## Description of the task
Return every line below in which "bswap" appears.

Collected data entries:
template <int NR, bool ENC, int BPL, int SUITE, bool PRIO, bool CLDS = false>
__device__ __forceinline__ u32x4 gcm_packet(const Pkt &P, const KeySlot *ks, const u32x4 h0,
                                            const uint32_t *rk, int sub, const GhashTabs &G,
                                            const uint8_t *te, const Bufs &B, uint32_t ioff, uint32_t ooff,
                                            u32x4 &got_tag)
{
    typedef std::conditional_t<CLDS, LdsTe4, LdsTe> Te;
    auto te_now = [&]() -> Te { return Te{te, (lane_fresh() & 31) * 4 | (CLDS ? 0x10000u : 0u)}; };
    const Te T = te_now();
    const int hlen = P.hlen, clen = P.clen;
    const int n_a = (hlen + 15) >> 4, n_c = (clen + 15) >> 4, za = n_a > 0 ? 1 : 0;
    const int n_g = za + n_c + 1, pad = gcm_pad<BPL>(n_g), S = (n_g + pad) / (4 * BPL);
    const int rlen = hlen + clen + (ENC ? 0 : QPP_TAG_LEN);
    const bool tiny = rlen < 16;
    const uint32_t t4 = CLDS ? 0u : G.t4();
    auto mul_h4 = [&](u32x4 x) -> u32x4 {
        if constexpr (CLDS) return ghash_mul_lds5c(x, G.lds);
        else return ghash_mul_h4(x, G.lds, t4);
    };
    const u32x4 tiny_in = tiny ? ld_part(P.src, rlen) : zero4();
    const int q = pad + za;
    const uint32_t cin = ioff + (uint32_t)hlen, cout = ooff + (uint32_t)hlen;
    auto ct_load = [&](int i) -> uint32_t {
        if (i < 0 || 16 * i >= clen) return kOob;
        return cin + (uint32_t)(ENC ? min(16 * i, clen - 16) : 16 * i);
    };
    u32x4 nxt0 = {0, 0, 0, 0}, nxt1 = {0, 0, 0, 0};
    if constexpr (BPL == 2) {
        nxt0 = __builtin_amdgcn_raw_buffer_load_b128(B.in, (int)ct_load(sub - q), 0, 0);
        nxt1 = __builtin_amdgcn_raw_buffer_load_b128(B.in, (int)ct_load(sub - q + 4), 0, 0);
    }

    auto mul_pow = [&](u32x4 x, uint32_t pw, auto two_c) -> u32x4 {
        if constexpr (CLDS) {
            if (G.close_resident()) {
                if constexpr (decltype(two_c)::value) {
                    const u32x4 m = ghash_mul(x, G.ctab, (uint32_t)kGhashPowBytes);
                    const bool two = (lane_fresh() & 2) == 0;
                    x = u32x4{two ? m.x : x.x, two ? m.y : x.y, two ? m.z : x.z, two ? m.w : x.w};
                    return ghash_mul(x, G.ctab, (lane_fresh() & 1) ? 0u : (uint32_t)kGhashPowBytes);
                } else {
                    return ghash_mul(x, G.ctab, pw * (uint32_t)kGhashPowBytes);
                }
            }
        }
        return ghash_mul_global(x, G.global(pw));
    };
    u32x4 z = {0, 0, 0, 0};
    for (int g = 0; g < n_a; ++g) {
        u32x4 a;
        if (tiny) {
            a = tiny_in;
        } else if (g == 0) {
            a = h0;
        } else {
            const int ld = min(16 * g, rlen - 16);
            a = shr_bytes(__builtin_amdgcn_raw_buffer_load_b128(B.in, (int)(ioff + ld), 0, 0),
                          16 * g - ld);
        }
        a = keep_bytes(a, min(16, hlen - 16 * g));
        if (!ENC && P.hp) a ^= hp_pattern(16 * g, P.mask, P.fbm, P.pn_off, P.pn_len);
        if (g > 0) z = mul_pow(z, 0u, std::false_type{});
        z ^= a;
    }
    if (!ENC || !P.hp) write_header_v(P, sub, !ENC && P.hp, rlen, tiny ? tiny_in : h0, true);
    const bool fast_hp = ENC && P.hp && gcm_fast_hp<BPL>(hlen, clen);
    u32x4 acc = (BPL == 1 && za && sub == pad) ? z : u32x4{0, 0, 0, 0};
    const CtrCache cc = ctr_cache(P.nonce, rk, T);
    const uint32_t lens_h = bswap((uint32_t)hlen * 8u);

    auto close = [&](u32x4 ksl) {
        const uint32_t lf = lane_fresh();
        acc = mul_pow(acc, 3u - (lf & 3), std::true_type{});
        if ((lf & 3) == 3) acc ^= ksl;
    };
    auto blk_out = [&](int i, u32x4 ksb, u32x4 raw) -> u32x4 {
        const bool is_ct = i >= 0 && 16 * i < clen;
        u32x4 x = {0, 0, 0, 0}, out = {0, 0, 0, 0};
        uint32_t soff = kOob;
        if (is_ct) {
            const int nb = clen - 16 * i;
            if (__builtin_expect(nb >= 16, 1)) {
                out = raw ^ ksb;
                x = ENC ? out : raw;
                soff = cout + 16u * (uint32_t)i;
            } else {
                const u32x4 cur = ENC ? shr_bytes(raw, 16 - nb) : raw;
                out = cur ^ ksb;
                x = keep_bytes(ENC ? out : cur, nb);
                buf_st_part(B.out, cout + 16u * (uint32_t)i, out, nb);
            }
        } else if (i >= 0 && 16 * i < clen + 16) {
            x = u32x4{0u, lens_h, 0u, bswap((uint32_t)clen * 8u)};
        }
        __builtin_amdgcn_raw_buffer_store_b128(out, B.out, (int)soff, 0, 0);
        return x;
    };
    auto step = [&](int i, bool last, auto first_c, u32x4 raw) {
        (void)first_c;
        const Te Tl = te_now();
        const bool is_ct = i >= 0 && 16 * i < clen;
        const u32x4 ksb = aes_ctr<NR>(cc, is_ct ? (uint32_t)(i + 2) : 1u, rk, Tl);
        acc ^= blk_out(i, ksb, raw);
        __builtin_amdgcn_sched_barrier(0);
        if (!last) acc = mul_h4(acc);
        else close(ksb);
    };
    auto step2 = [&](int i, bool last, u32x4 raw0, u32x4 raw1, auto first_c) {
        constexpr bool first = decltype(first_c)::value;
        const Te Tl = te_now();
        const uint32_t cb0 = (i >= 0 && 16 * i < clen) ? (uint32_t)(i + 2) : 1u;
        const uint32_t cb1 = (i + 4 >= 0 && 16 * (i + 4) < clen) ? (uint32_t)(i + 6) : 1u;
        u32x4 ks0, ks1;
        if (first && pad >= 4) {
            ks0 = zero4();
            ks1 = aes_ctr<NR>(cc, cb1, rk, Tl);
        } else {
            aes_ctr2<NR>(cc, cb0, cb1, rk, Tl, ks0, ks1);
        }
        u32x4 x0 = blk_out(i, ks0, raw0);
        u32x4 x1 = blk_out(i + 4, ks1, raw1);
        if constexpr (first) {
            if constexpr (ENC) {
                if (fast_hp) {
                    u32x4 c0 = (i == 0) ? x0 : (i + 4 == 0) ? x1 : zero4();
                    u32x4 c1 = (i == 1) ? x0 : (i + 4 == 1) ? x1 : zero4();
                    c0 = quad_xor_all(c0);
                    c1 = quad_xor_all(c1);
                    const int s = 4 - P.pn_len;
                    const u32x4 smp = {__builtin_amdgcn_alignbyte(c0.y, c0.x, s),
                                       __builtin_amdgcn_alignbyte(c0.z, c0.y, s),
                                       __builtin_amdgcn_alignbyte(c0.w, c0.z, s),
                                       __builtin_amdgcn_alignbyte(c1.x, c0.w, s)};
                    Pkt H = P;
                    H.mask = hp_mask_quad<SUITE>(ks, smp, Tl, sub);
                    write_header_v(H, sub, true, rlen, h0, true);
                }
            }
            if (i == -1) x0 ^= z;
            if (i + 4 == -1) x1 ^= z;
        }
        __builtin_amdgcn_sched_barrier(0);
        if (first && pad >= 4) acc = x1;
        else acc = mul_h4(acc ^ x0) ^ x1;
        if (!last) acc = mul_h4(acc);
        else close(ks1);
    };
    got_tag = u32x4{0, 0, 0, 0};
    if constexpr (BPL == 2) {
        if (tiny) {
            QPP_PROBE_AT(4);
            const u32x4 st = shl_bytes(tiny_in, 16 - rlen);
            step2(sub - q, true, st, st, std::true_type{});
        } else {
            int i = sub - q;
            auto one2 = [&](int k, auto first_c) {
                const u32x4 raw0 = nxt0, raw1 = nxt1;
                const uint32_t l0 = (!ENC && k == 1) ? cin + (uint32_t)clen : ct_load(i + 8);
                nxt0 = __builtin_amdgcn_raw_buffer_load_b128(B.in, (int)l0, 0, 0);
                nxt1 = __builtin_amdgcn_raw_buffer_load_b128(B.in, (int)ct_load(i + 12), 0, 0);
                step2(i, k == 1, raw0, raw1, first_c);
                i += 8;
            };
            constexpr int kInteriorK = 3;
            auto inner2 = [&]() {
                const u32x4 raw0 = nxt0, raw1 = nxt1;
                const uint32_t lo = cin + 16u * (uint32_t)i;
                nxt0 = __builtin_amdgcn_raw_buffer_load_b128(B.in, (int)(lo + 128u), 0, 0);
                nxt1 = __builtin_amdgcn_raw_buffer_load_b128(B.in, (int)(lo + 192u), 0, 0);
                const Te Tl = te_now();
                u32x4 ks0, ks1;
                aes_ctr2<NR>(cc, (uint32_t)(i + 2), (uint32_t)(i + 6), rk, Tl, ks0, ks1);
                const u32x4 out0 = raw0 ^ ks0, out1 = raw1 ^ ks1;
                const uint32_t so = cout + 16u * (uint32_t)i;
                __builtin_amdgcn_raw_buffer_store_b128(out0, B.out, (int)so, 0, 0);
                __builtin_amdgcn_raw_buffer_store_b128(out1, B.out, (int)(so + 64u), 0, 0);
                __builtin_amdgcn_sched_barrier(0);
                acc = mul_h4(mul_h4(acc ^ (ENC ? out0 : raw0)) ^ (ENC ? out1 : raw1));
                i += 8;
            };
            QPP_PROBE_AT(4);
            one2(S, std::true_type{});
#pragma unroll 1
            for (int k = S - 1; k > 0; --k) {
                if constexpr (PRIO) {
                    const int kr = __builtin_amdgcn_readfirstlane(k);
                    if (kr >= 7) __builtin_amdgcn_s_setprio(3);
                    else if (kr >= 4) __builtin_amdgcn_s_setprio(2);
                    else if (kr >= 2) __builtin_amdgcn_s_setprio(1);
                    else __builtin_amdgcn_s_setprio(0);
                }
                if (__builtin_amdgcn_ballot_w64(k < kInteriorK) == 0) inner2();
                else one2(k, std::false_type{});
            }
            if (!ENC) got_tag = nxt0;
        }
    } else if (tiny) {
        QPP_PROBE_AT(4);
        step(sub - q, true, std::true_type{}, shl_bytes(tiny_in, 16 - rlen));
    } else {
        int i = sub - q;
        auto in_of = [&](int k, int j) -> uint32_t {
            return (!ENC && k == 0) ? cin + (uint32_t)clen : ct_load(j);
        };
        u32x4 nxt = __builtin_amdgcn_raw_buffer_load_b128(B.in, (int)ct_load(i), 0, 0);
        QPP_PROBE_AT(4);
        auto one = [&](int k, auto first_c) {
            const u32x4 raw = nxt;
            nxt = __builtin_amdgcn_raw_buffer_load_b128(B.in, (int)in_of(k - 1, i + 4), 0, 0);
            step(i, k == 1, first_c, raw);
            i += 4;
        };
        one(S, std::true_type{});
#pragma unroll 1
        for (int k = S - 1; k > 0; --k) one(k, std::false_type{});
        if (!ENC) got_tag = nxt;
    }
    QPP_PROBE_AT(5);
    return quad_xor_all(acc);
}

## Solution
    const uint32_t lens_h = bswap((uint32_t)hlen * 8u);
            x = u32x4{0u, lens_h, 0u, bswap((uint32_t)clen * 8u)};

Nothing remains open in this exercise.